Fair and high-value work
He said: “As these carbon capture projects are largely planned for regions with a long and proud industrial heritage but where there is significant unemployment now, there will need to be further support for training and reskilling so that jobs go to people living in the local community.”
The jobs issue is something that is being looked at carefully, with officials keen to avoid a repeat of the damage caused by the collapse of the UK’s coal mining industry.
Scotland’s Just Transmission Commission, a first-of-its-kind enterprise advising on how to build a net-zero economy, was set up in part to ensure the creation of good-quality jobs for workforces impacted by the switch to clean energy.
One of its key guiding principles is to “design and deliver low-carbon investment and infrastructure, and make all possible efforts to create decent, fair and high-value work, in a way which does not negatively affect the current workforce and overall economy”.
Instead of concentrating on the sunset of the oil industry, we should concentrate on the sunrise of this low-carbon transition.”

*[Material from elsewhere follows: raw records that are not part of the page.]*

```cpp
static void fill_report(dvbt_rx *h, const RxState &s, dvbt_rx_report &r)
{
  memset(&r, 0, sizeof r);
  r.status = s.status; r.n_symbols = s.n_symbols; r.first_out_symbol = s.first_out; r.n_out_symbols = s.n_out_symbols;
  r.cp_start0 = s.cp_start0; r.first_call = s.call0;
  r.resume_sample = ((s.status & 2) && !(s.status & 1)) ? (int64_t)(s.call0 + s.n_symbols) * (h->d.N + h->d.cp) + (h->d.N + h->d.cp) / 2 : 0;
  r.n_viterbi_bytes = s.n_vit_bytes; r.n_rs_items = s.n_rs_items; r.n_rs_bytes = s.n_rs_words * 188;
  r.n_ts_bytes = s.n_ts_bytes; r.rs_fail_words = s.rs_fail; r.rs_corrected_symbols = s.rs_corr;
  r.stream_symbol_offset = s.sym_off; r.ts_first_packet = s.ts_first_packet; r.stream_rs_items = s.stream_rs_items;
  r.tps_valid = (int32_t)(s.tps_bits >> 63); r.tps_bits = s.tps_bits & ~(1ull << 63);
  if (r.tps_valid) {
    auto fld = [&](int first, int last) { int v = 0; for (int i = first; i <= last; i++) v = (v << 1) | (int)((s.tps_bits >> i) & 1ull); return v; };
    r.tps_length_indicator = fld(17, 22); r.tps_constellation = fld(25, 26); r.tps_hierarchy = fld(27, 29);
    r.tps_code_rate_hp = fld(30, 32); r.tps_code_rate_lp = fld(33, 35); r.tps_guard_interval = fld(36, 37);
    r.tps_transmission_mode = fld(38, 39); r.tps_cell_id = fld(40, 47);
    const dvbt_rx_params &q = h->prm;
    r.tps_mismatch = (r.tps_constellation != q.constellation ? 1 : 0) | (r.tps_hierarchy != q.hierarchy ? 2 : 0) | (r.tps_code_rate_hp != q.code_rate ? 4 : 0) |
                     (r.tps_guard_interval != q.guard_interval ? 8 : 0) | (r.tps_transmission_mode != q.transmission_mode ? 16 : 0);
    if (r.tps_mismatch) r.status |= 16;
  }
}

extern "C" int dvbt_rx_segment_finish(dvbt_rx *h, dvbt_rx_report *rep)
{
  if (!h) return fail(DVBT_ERR_INVALID, "null handle");
  if (!h->pending) return fail(DVBT_ERR_STATE, "no segment enqueued");
  HIPCHK(hipStreamSynchronize(h->cur_stream));
  h->pending = false;
  if (h->timing && h->ev_recorded) {
    for (int i = h->timing == 2 ? ST_VIT : 0; i < (h->timing == 2 ? ST_RS : ST_END); i++) { float ms = 0; if (hipEventElapsedTime(&ms, h->ev[i], h->ev[i + 1]) == hipSuccess) h->acc_ms[i] += ms; }
    float ms = 0; if (h->timing == 1 && hipEventElapsedTime(&ms, h->ev[0], h->ev[ST_END]) == hipSuccess) h->acc_ms[ST_END] += ms;
    h->n_timed++; h->ev_recorded = false;
  }
  dvbt_rx_report r;
  fill_report(h, *h->st_host, r);
  r.n_lock_periods = r.first_out_symbol >= 0 ? 1 : 0;
  h->last = r; h->have_last = true;
  if (rep) *rep = r;
  return DVBT_OK;
}

struct LockPeriod { size_t off; int n_symbols; float avg_in; bool carry; int call0, cp_start0; bool lost; };
static void set_ctx(dvbt_rx *h, int k)
{
  if (k != h->ctx && !h->graphs.empty()) drop_graphs(h);
  h->ctx = k; h->st = h->st_ctx[k]; h->meta = h->meta_ctx[k]; h->trk_flags = h->trk_flags_ctx[k]; h->sym_ticket = h->sym_ticket_ctx[k]; h->drift.flags = h->drift_flags_ctx[k];
  h->st_host = h->st_host_ctx[k];
}

static int segment_periods(dvbt_rx *h, const float2 *chain, size_t chain_n, hipStream_t s, dvbt_rx_report *rep)
{
  const Dims &d = h->d;
  const size_t L = (size_t)(d.N + d.cp), win = (size_t)(2 * d.N + d.cp + 16);
  std::vector<LockPeriod> per;
  h->plog.clear(); h->plog_bytes = 0;
  bool capped = false;
  h->periods.clear();
  struct Book {
    size_t acc = 0; int delivering = 0, processed = 0; bool any = false; dvbt_rx_report first_rep; RxState last_st; int total_symbols = 0; size_t last_off = 0;
  } bk, snap[2];
  memset(&bk.first_rep, 0, sizeof bk.first_rep); bk.first_rep.first_out_symbol = -1;
  memset(&bk.last_st, 0, sizeof bk.last_st); bk.last_st.first_out = -1; bk.last_st.status = 1;
  bool snap_assumed[2] = {false, false};
  bool need_full = false;
  int ctx_last = -1;
  auto acq_ctx = [&]() -> int {
    const int k = ctx_last < 0 ? h->ctx : (ctx_last == 0 ? 1 : 0);
    if (k != h->ctx) set_ctx(h, k);
    return DVBT_OK;
  };
  hipStream_t s2 = h->aux_stream;
  HIPCHK(hipEventRecord(h->aux_ev, s)); HIPCHK(hipStreamWaitEvent(s2, h->aux_ev, 0));
  struct Pend { bool on = false; size_t p = 0, vit_off = 0; int ctx = 0; hipStream_t st = nullptr; } pend;
  unsigned long long tps_keep = 0;
  int snap_period[2] = {-1, -1}, sn = 0;
  auto decode_finish = [&]() -> int {
    if (!pend.on) return DVBT_OK;
    HIPCHK(hipStreamSynchronize(pend.st));
    pend.on = false; h->pending = false;
    const size_t p = pend.p;
    const RxState &st = *h->st_host_ctx[pend.ctx];
    if (st.tps_bits) tps_keep = st.tps_bits;
    bk.processed++; bk.any = true; bk.last_st = st; bk.last_off = per[p].off;
    h->periods[p].first_out_symbol = 0;
    if (h->bd_log) {
      size_t base = 0; for (size_t q = 0; q < p; q++) base += (size_t)std::max(per[q].n_symbols, 0);
      if (h->plog.size() <= p) h->plog.resize(p + 1, dvbt_period_tap{0, 0, 0, 0});
      dvbt_period_tap e = {(int64_t)(base * d.payload), 0, (int64_t)pend.vit_off, 0};
      if (st.first_out >= 0 && st.n_out_symbols > 0) {
        e.bitdeint_bytes = (int64_t)st.n_out_symbols * d.payload; e.viterbi_bytes = st.n_vit_bytes;
        HIPCHK(hipMemcpy(h->bd_log + e.bitdeint_offset, (h->prm.hier_stream && h->bitdeint_lp) ? h->bitdeint_lp : h->bitdeint, (size_t)e.bitdeint_bytes, hipMemcpyDeviceToDevice));
        h->plog_bytes = std::max(h->plog_bytes, (size_t)(e.bitdeint_offset + e.bitdeint_bytes));
      }
      h->plog[p] = e;
    }
    if (st.first_out >= 0) {
      h->periods[p].first_out_symbol = st.first_out + 1;
      if (bk.delivering == 0) { fill_report(h, st, bk.first_rep); bk.first_rep.segment_offset = (int64_t)per[p].off; }
      bk.acc = pend.vit_off + (size_t)st.n_vit_bytes; bk.delivering++;
    }
    return DVBT_OK;
  };
  auto decode_launch = [&](size_t p, bool later, bool reuse, hipStream_t ds) -> int {
    const int usable = per[p].n_symbols - (later ? 0 : 1);
    bk.total_symbols += per[p].n_symbols;
    if (usable < 1) return DVBT_OK;
    if (!reuse) { int r = acq_ctx(); if (r) return r; }
    EnqOpt o; o.use_carry = per[p].carry; o.carry_avg = per[p].avg_in; o.hist = (long long)per[p].off; o.avail = (long long)(chain_n - per[p].off); o.continuation = bk.processed > 0; o.keep_last = later; o.tail = false; o.skip_acq = reuse;
// ... 554 lines not shown
```

gr_dvbt_amd/csrc/k_backend.hpp:

```cpp
#pragma once
#include <hip/hip_runtime.h>
#include <stdint.h>
#include "k_frontend.hpp"

namespace dvbt {

struct InnerParams { int payload, m, csize; int nlev; float inv_step, guard; float hshift; int hier; };
__device__ __forceinline__ float hier_unshift(float x, float hshift) { return copysignf(fmaxf(fabsf(x) - hshift, 0.f), x); }

__device__ __forceinline__ int demap_all(float2 v, const float2 *pts, int csize)
{
  float dr = v.x - pts[0].x, di = v.y - pts[0].y;
  float best = dr * dr + di * di; int idx = 0;
  for (int j = 1; j < csize; j++) {
    dr = v.x - pts[j].x; di = v.y - pts[j].y;
    float d = dr * dr + di * di;
    if (d < best) { best = d; idx = j; }
  }
  return idx;
}

__device__ __forceinline__ int demap_fast(float2 v, const float2 *pts, const unsigned char *label_of, const InnerParams &p)
{
  const bool in_range = p.nlev != 0 && fabsf(v.x) < p.guard && fabsf(v.y) < p.guard;
  const int n = p.nlev;
  const float gx = p.hshift != 0.f ? hier_unshift(v.x, p.hshift) : v.x, gy = p.hshift != 0.f ? hier_unshift(v.y, p.hshift) : v.y;
  int ji = (int)floorf(gx * p.inv_step + 0.5f * (float)n), jq = (int)floorf(gy * p.inv_step + 0.5f * (float)n);
  ji = ji < 0 ? 0 : ji > n - 1 ? n - 1 : ji; jq = jq < 0 ? 0 : jq > n - 1 ? n - 1 : jq;
  const int L00 = label_of[ji * 8 + jq];
  const float px0 = pts[L00].x, py0 = pts[L00].y;
  int ji2 = ji + (v.x > px0 ? 1 : -1), jq2 = jq + (v.y > py0 ? 1 : -1);
  ji2 = (ji2 < 0 || ji2 > n - 1) ? ji : ji2; jq2 = (jq2 < 0 || jq2 > n - 1) ? jq : jq2;
  const int L10 = label_of[ji2 * 8 + jq], L01 = label_of[ji * 8 + jq2], L11 = label_of[ji2 * 8 + jq2];
  const float px1 = pts[L10].x, py1 = pts[L01].y;
  const float dx0 = v.x - px0, dx1 = v.x - px1, dy0 = v.y - py0, dy1 = v.y - py1;
  const float ax0 = dx0 * dx0, ax1 = dx1 * dx1, ay0 = dy0 * dy0, ay1 = dy1 * dy1;
  const float d00 = ax0 + ay0, d01 = ax0 + ay1, d10 = ax1 + ay0, d11 = ax1 + ay1;
  const float best = fminf(fminf(d00, d01), fminf(d10, d11));
  int idx = 255;
  idx = d00 == best ? min(idx, L00) : idx; idx = d01 == best ? min(idx, L01) : idx;
  idx = d10 == best ? min(idx, L10) : idx; idx = d11 == best ? min(idx, L11) : idx;
  return in_range ? idx : -1;
}
__device__ __forceinline__ int demap_one(float2 v, const float2 *pts, const unsigned char *label_of, const InnerParams &p)
{
  const int f = demap_fast(v, pts, label_of, p);
  return f >= 0 ? f : demap_all(v, pts, p.csize);
}

constexpr int IB = 126, IBS = 132;
__host__ __device__ inline size_t inner_lds_bytes(size_t payload) { return ((((payload + IB - 1) / IB) * IBS + 15) & ~(size_t)15) + 64 * 8 + 64; }
__device__ __forceinline__ int ipos(int d) { const int b = d / IB; return d + b * (IBS - IB); }

#ifndef DVBT_INNER_THREADS
#define DVBT_INNER_THREADS 256
#endif
template <int VB> __device__ __forceinline__ void bit_deint_words(const uint8_t *v, uint8_t *o, int payload, int tid)
{
  constexpr int hv = VB / 2;
  const int nitems = (payload / 126) * 32;
  for (int it = tid; it < nitems; it += DVBT_INNER_THREADS) {
    const int blk = it >> 5, j = it & 31;
    const unsigned *bw = reinterpret_cast<const unsigned *>(v + blk * 132);
    unsigned val = 0;
#pragma unroll
    for (int k = 0; k < VB; k++) {
      constexpr int offs[6] = {0, 63, 105, 42, 21, 84};
      const int eidx = k / hv + 2 * (k % hv);
      int w = 4 * j - offs[eidx]; if (w < 0) w += 126;
      const unsigned lo = bw[w >> 2], hi = bw[(w >> 2) + 1];
      const unsigned word = __builtin_amdgcn_alignbyte(hi, lo, (unsigned)(w & 3));
      val |= ((word >> (VB - 1 - eidx)) & 0x01010101u) << (VB - 1 - k);
    }
    uint8_t *dst = o + blk * 126 + 4 * j;
    *reinterpret_cast<uint16_t *>(dst) = (uint16_t)val;
    if (j < 31) *reinterpret_cast<uint16_t *>(dst + 2) = (uint16_t)(val >> 16);
  }
}

__device__ __forceinline__ void bit_deint_hier(const uint8_t *v, uint8_t *o_hp, uint8_t *o_lp, int payload, int m, int tid)
{
  constexpr int offs[6] = {0, 63, 105, 42, 21, 84};
  for (int idx = tid; idx < payload; idx += DVBT_INNER_THREADS) {
    const int blk = idx / 126, i = idx - blk * 126;
    const uint8_t *bb = v + blk * 132;
    auto bit = [&](int f) -> int { const int e = f / 126, j = f - e * 126; int w = j - offs[e]; if (w < 0) w += 126; return (bb[w] >> (m - 1 - e)) & 1; };
    const int t0 = m * i;
    const int hp = (bit((t0 & 1) * 126 + t0 / 2) << 1) | bit(((t0 + 1) & 1) * 126 + (t0 + 1) / 2);
    int lp = 0;
    for (int k = 2; k < m - 2; k++) {
      const int t = t0 + k, e = (t % (m - 2)) / ((m - 2) / 2) + 2 * (t % ((m - 2) / 2)) + 2, f = e * 126 + t / (m - 2);
      lp = (lp << 1) | (f < m * 126 ? bit(f) : 0);
    }
    o_hp[idx] = (uint8_t)hp;
    if (o_lp) o_lp[idx] = (uint8_t)lp;
  }
}
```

Professor Stuart Haszeldine
The Opportunity North East development group, chaired by Sir Ian Wood, also holds as one of its key aims the desire to help establish the North East as a world-leader in delivering energy transition.

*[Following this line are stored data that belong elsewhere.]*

int launch_step(softrod_handle* h, const float* actions, float* obs, double* reward,
                uint8_t* term, uint8_t* trunc, double* aux, int n_sub, int epilogue, int pack,
                hipStream_t st) {
    if (h->q_depth > 0 && epilogue && !h->same_step) {
        if (const int rc = launch_autoreset(h, obs, reward, term, trunc, aux, pack, st)) return rc;
        if (h->rs_count > 0)
            if (const int rc = launch_reset_shapes(h, kPickSkipped, nullptr, obs, term, trunc, aux, pack, st)) return rc;
    }
    if ((h->cfg.features & SOFTROD_FEAT_COOMM_MUSCLES) && h->cfg.math_mode == SOFTROD_MATH_FAST) {
        const bool push = h->cfg.env_kind == SOFTROD_ENV_ARM_PUSH || is_pull(h) || is_mocto(h);
        if (is_mocto(h) && (!h->tapered || !h->muscles_set || (h->cfg.env_kind == SOFTROD_ENV_ARM_TWO && !h->basis_set)))
            return fail(h, SOFTROD_EINVAL, "the muscle octopus needs softrod_set_radius_profile and softrod_set_muscle_layers "
                                           "(and SOFTROD_ENV_ARM_TWO softrod_set_action_basis) before it steps");
        if (push && !h->tapered)
            return fail(h, SOFTROD_EINVAL, "SOFTROD_ENV_ARM_PUSH (SOFTROD_MATH_FAST): call softrod_set_radius_profile first "
                                           "(the reference's arm is tapered, arm_push_env.py:160-179)");
        if (!push && h->tapered)
            return fail(h, SOFTROD_EINVAL, "a tapered muscle rod outside SOFTROD_ENV_ARM_PUSH runs under SOFTROD_MATH_LIBM only");
    }
    const StepChoice c = select_step(h, epilogue);
    if (!c.row) return fail(h, SOFTROD_EINVAL, c.why);
    const StepChoice after = c.row->windowed ? select_step(h, 0) : StepChoice{nullptr, nullptr};
    if (c.row->windowed && !after.row) return fail(h, SOFTROD_EINVAL, after.why);
    auto launch = [&](const StepRow& r, int n, int epi, hipEvent_t t0, hipEvent_t t1) {
        const dim3 grid((unsigned)((h->cfg.n_envs + r.epb - 1) / r.epb)), block(kLanes * (r.waves ? r.waves : h->nw));
        if (r.window) launch_stamped(r.window, grid, block, st, t0, t1, h->P, h->S, actions, n, h->window_refresh);
        else if (r.octo) launch_stamped(r.octo, grid, block, st, t0, t1, h->P, h->S, actions, obs, reward, term, trunc, n, epi, pack);
        else launch_stamped(r.step, grid, block, st, t0, t1, h->P, h->S, actions, obs, reward, term, trunc, aux, n, epi, pack);
    };
    const bool timing = h->timed < (int)h->ev_start.size();
    const hipEvent_t t0 = timing ? h->ev_start[h->timed] : nullptr, t1 = timing ? h->ev_stop[h->timed] : nullptr;
    const bool mocto = c.row->env == kMoctoEnvs;
    const bool action_first = mocto && epilogue && actions, epilogue_last = mocto && epilogue;
    const dim3 grid((unsigned)h->cfg.n_envs), block(kLanes * h->nw);
    if (action_first)
        launch_stamped(softrod_mocto_action_kernel, grid, block, st, t0, nullptr, h->P, h->S, actions, n_sub);
    launch(*c.row, n_sub, epilogue, action_first ? nullptr : t0, (after.row || epilogue_last) ? nullptr : t1);
    if (after.row) launch(*after.row, 0, 1, nullptr, epilogue_last ? nullptr : t1);
    if (epilogue_last)
        launch_stamped(softrod_mocto_epilogue_kernel, grid, block, st, nullptr, t1, h->P, h->S, obs, reward, term, trunc, 1, pack);
    SR_HIP(h, hipGetLastError());
    if (timing) ++h->timed;
    if (h->q_depth > 0 && epilogue && h->same_step) {
        if (const int rc = launch_autoreset_same_step(h, obs, aux, pack, st)) return rc;
        if (h->rs_count > 0)
            if (const int rc = launch_reset_shapes(h, kPickFinished, nullptr, obs, term, trunc, aux, pack, st)) return rc;
    }
    return SOFTROD_OK;
}

int upload_and_reset(softrod_handle* h, hipStream_t st, bool use_mask) {
    const size_t N = (size_t)h->cfg.n_envs;
    SR_HIP(h, hipMemcpyAsync(h->d_init, h->h_init, N * h->init_stride * sizeof(double), hipMemcpyHostToDevice, st));
    if (use_mask)
        SR_HIP(h, hipMemcpyAsync(h->d_mask, h->h_mask, N, hipMemcpyHostToDevice, st));
    ResetArgs A{h->d_init, use_mask ? h->d_mask : nullptr};
    if (is_octo(h)) {
        OctoResetArgs OA{h->d_init, h->d_init + N * (size_t)h->cfg.n_arm * 18, use_mask ? h->d_mask : nullptr};
        hipLaunchKernelGGL(softrod_octo_reset_kernel, dim3((unsigned)N), dim3(kLanes * h->nw), 0, st, h->P, h->S, OA);
    } else
        hipLaunchKernelGGL(by_epl(h, softrod_reset_kernel<1>, softrod_reset_kernel<2>), dim3((unsigned)N), dim3(kLanes), 0, st,
                           h->P, h->S, A);
    SR_HIP(h, hipGetLastError());
    SR_HIP(h, hipEventRecord(h->ev_reset, st));
    h->was_reset = true;
    return SOFTROD_OK;
}

void straight_init(const softrod_config& c, const double start[3], const double direction[3],
                   const double normal_in[3], double out[18]) {
    const int n = c.n_elem;
    double end[3], normal[3], t[3], d[3];
    for (int i = 0; i < 3; ++i) end[i] = start[i] + direction[i] * c.base_length;
    const double nn = std::sqrt(normal_in[0] * normal_in[0] + normal_in[1] * normal_in[1] +
                                normal_in[2] * normal_in[2]);
    for (int i = 0; i < 3; ++i) normal[i] = normal_in[i] / nn;
    for (int i = 0; i < 3; ++i) {
        out[i] = start[i];
        out[3 + i] = (end[i] - start[i]) / (double)n;
        out[6 + i] = end[i];
        d[i] = (start[i] + 1.0 * out[3 + i]) - start[i];
    }
    const double l = std::sqrt(d[0] * d[0] + d[1] * d[1] + d[2] * d[2]);
    for (int i = 0; i < 3; ++i) t[i] = d[i] / l;
    for (int i = 0; i < 3; ++i) out[9 + i] = normal[i];
    out[12] = t[1] * normal[2] - t[2] * normal[1];
    out[13] = t[2] * normal[0] - t[0] * normal[2];
    out[14] = t[0] * normal[1] - t[1] * normal[0];
    for (int i = 0; i < 3; ++i) out[15 + i] = t[i];
}

void theta_record(const softrod_handle* h, double th, double* frames) {
    const double start[3] = {0.0, 0.0, 0.0};
    const double direction[3] = {1.0 * std::cos(th), 1.0 * std::sin(th), 0.0};
    const double normal[3] = {1.0 * std::sin(th), -1.0 * std::cos(th), 0.0};
    straight_init(h->cfg, start, direction, normal, frames);
}
void straight_record(const softrod_handle* h, const double* start, const double* direction, const double* normal,
                     double* frames, double* tgt) {
    straight_init(h->cfg, start, direction, normal, frames);
    if (is_pull(h)) { tgt[0] = 0.0; tgt[1] = 0.0; }
}
size_t octo_target_dim(const softrod_handle* h) { return is_mocto(h) ? 4 : 2; }
void octo_record(const softrod_handle* h, const double* arm_start, const double* arm_direction, const double* target,
                 double* frames, double* tgt) {
    const double normal[3] = {0.0, 0.0, 1.0};
    for (int a = 0; a < h->cfg.n_arm; ++a)
        straight_init(h->cfg, arm_start + 3 * a, arm_direction + 3 * a, normal, frames + (size_t)a * 18);
    for (size_t i = 0; i < octo_target_dim(h); ++i) tgt[i] = target[i];
}

void config_common(softrod_config* cfg, int n_envs) {
    std::memset(cfg, 0, sizeof(*cfg));
    cfg->struct_size = (uint32_t)sizeof(softrod_config);
    cfg->n_envs = n_envs;
    cfg->n_elem = 50;
    cfg->dt = 1.0e-4;
    cfg->n_substeps = (int)(1.0 / (25 * cfg->dt));
    cfg->math_mode = SOFTROD_MATH_FAST;
    cfg->final_time = 5.0;
    cfg->alpha_c = 27.0 / 28.0;
    cfg->eps_length = 1e-14;
    cfg->eps_rot_axis = 1e-14;
    cfg->acos_shift = 1e-10;
    cfg->eps_sin = 1e-14;
    cfg->time_two_half_adds = 1;
    cfg->damp_before_constrain = 0;
}

const char* config_why_not(const softrod_config& c) {
    if (c.n_envs < 1 || c.n_elem < 2 || c.n_elem > 2 * kLanes - 2)
        return "need n_envs >= 1 and 2 <= n_elem <= 126";
    if (c.n_elem > kLanes - 1 && c.math_mode != SOFTROD_MATH_FAST)
        return "rods longer than 63 elements (two per lane) exist for SOFTROD_MATH_FAST only";
    if (c.n_substeps < 0 || !(c.dt > 0.0))
// ... 105 lines not shown
    std::vector<double> tab(1024);
    double t = 0.0;
    const double half = 0.5 * c.dt;
    for (double& at : tab) {
        at = t;
        for (int s = 0; s < c.n_substeps; ++s) {
            if (c.time_two_half_adds) { t = t + half; t = t + half; }
            else t = t + c.dt;
        }
    }
    return tab;
}

void shape_handle(softrod_handle* h) {
    const softrod_config* cfg = &h->cfg;
    h->epl = cfg->n_elem > kLanes - 1 ? 2 : 1;
    fill_params(h->cfg, h->P);
    if (is_octo(h)) {
        h->nw = (cfg->n_arm * h->P.seg + kLanes - 1) / kLanes;
        h->init_stride = (size_t)cfg->n_arm * 18 + (is_mocto(h) ? 4 : 2);
    }
    const char* dbg = std::getenv("SOFTROD_DEBUG_SWITCHES");
    const bool debug_switches = dbg && dbg[0] == '1';
    auto debug_env = [&](const char* name) -> const char* { return debug_switches ? std::getenv(name) : nullptr; };
    if (const char* one = debug_env("SOFTROD_WINDOW_PAIRED"))
        h->window_paired = one[0] != '0';
    {
        const int halo = kLanes - (cfg->n_elem + 2) / 2;
        const char* off = debug_env("SOFTROD_NO_WINDOW");
        if (h->epl == 2 && cfg->features == SOFTROD_FEATURES_ARM_SINGLE && cfg->env_kind == SOFTROD_ENV_ARM_SINGLE &&
            cfg->math_mode == SOFTROD_MATH_FAST && (h->P.features & kFeatPlaneZup) && !(off && off[0] == '1') &&
            halo >= 3 * kWindowRho)
            h->window_refresh = halo / kWindowRho;
        if (const char* r = debug_env("SOFTROD_WINDOW_REFRESH")) if (h->window_refresh > 0) h->window_refresh = std::atoi(r);
    }
}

A number of Scottish colleges, including Forth Valley College in Falkirk, have already announced plans for new specialist renewables training centres.
Meanwhile, Edinburgh University has launched a one-year MSc degree in GeoEnergy, which would allow people already working in the oil and gas sector to return to education and pursue a new career in low-carbon energy.
Professor Haszeldine believes many of the skills already present in the North Sea workforce, such as welding, fabrication, project management and planning, could be applied in many of the emerging clean energy industries.
He said: “The government is well aware that in the past the UK has not done very well about looking after its workforce. The obvious example is closing down the coal mines overnight, where people were told to just get on their bikes and look after themselves.
“That didn’t work and we’ve still got disadvantaged communities decades after the coal mines closed – that’s what we’ve got to be careful to avoid.”
Decades of failure
MSPs were told last month that a decades-long failure to invest had left Scotland and the UK struggling to compete with other nations for contracts to build turbines and equipment for offshore wind farms.
Industry body Scottish Renewables told Holyrood’s Economy, Energy and Fair Work Committee there had been a “fundamental failure of industrial strategy at government level for many decades”.
Professor Haszeldine said the government has, during the the planning of the transition towards clean energies, deliberately considered how the supply chain can be built to fully meet operational and maintenance needs with UK workers.
He believes there is a “huge opportunity” for the UK to develop a world-leading position by creating the first fully low-carbon offshore industry, something that could create benefits far beyond matching existing oil and gas jobs like for like.
“By the government trying to nudge, push and subsidise this into different types of construction, we then learn to do these things for the first time in the UK,” Professor Haszeldine said.
“As well as employing our own people, we create those supply chains so that once we’ve built our own projects in the early 2020s, we can start going around the world and saying to India, the United States or counties in Africa that we know how to design and build a whole system for clean energy, and we can build it for you too.
“These are huge opportunities which in Europe and the rest of the world will need to be done in ways that create new technologies and useful jobs that have a long-term future.
“Instead of concentrating on the sunset of the oil industry, we should concentrate on the sunrise of this low-carbon transition.”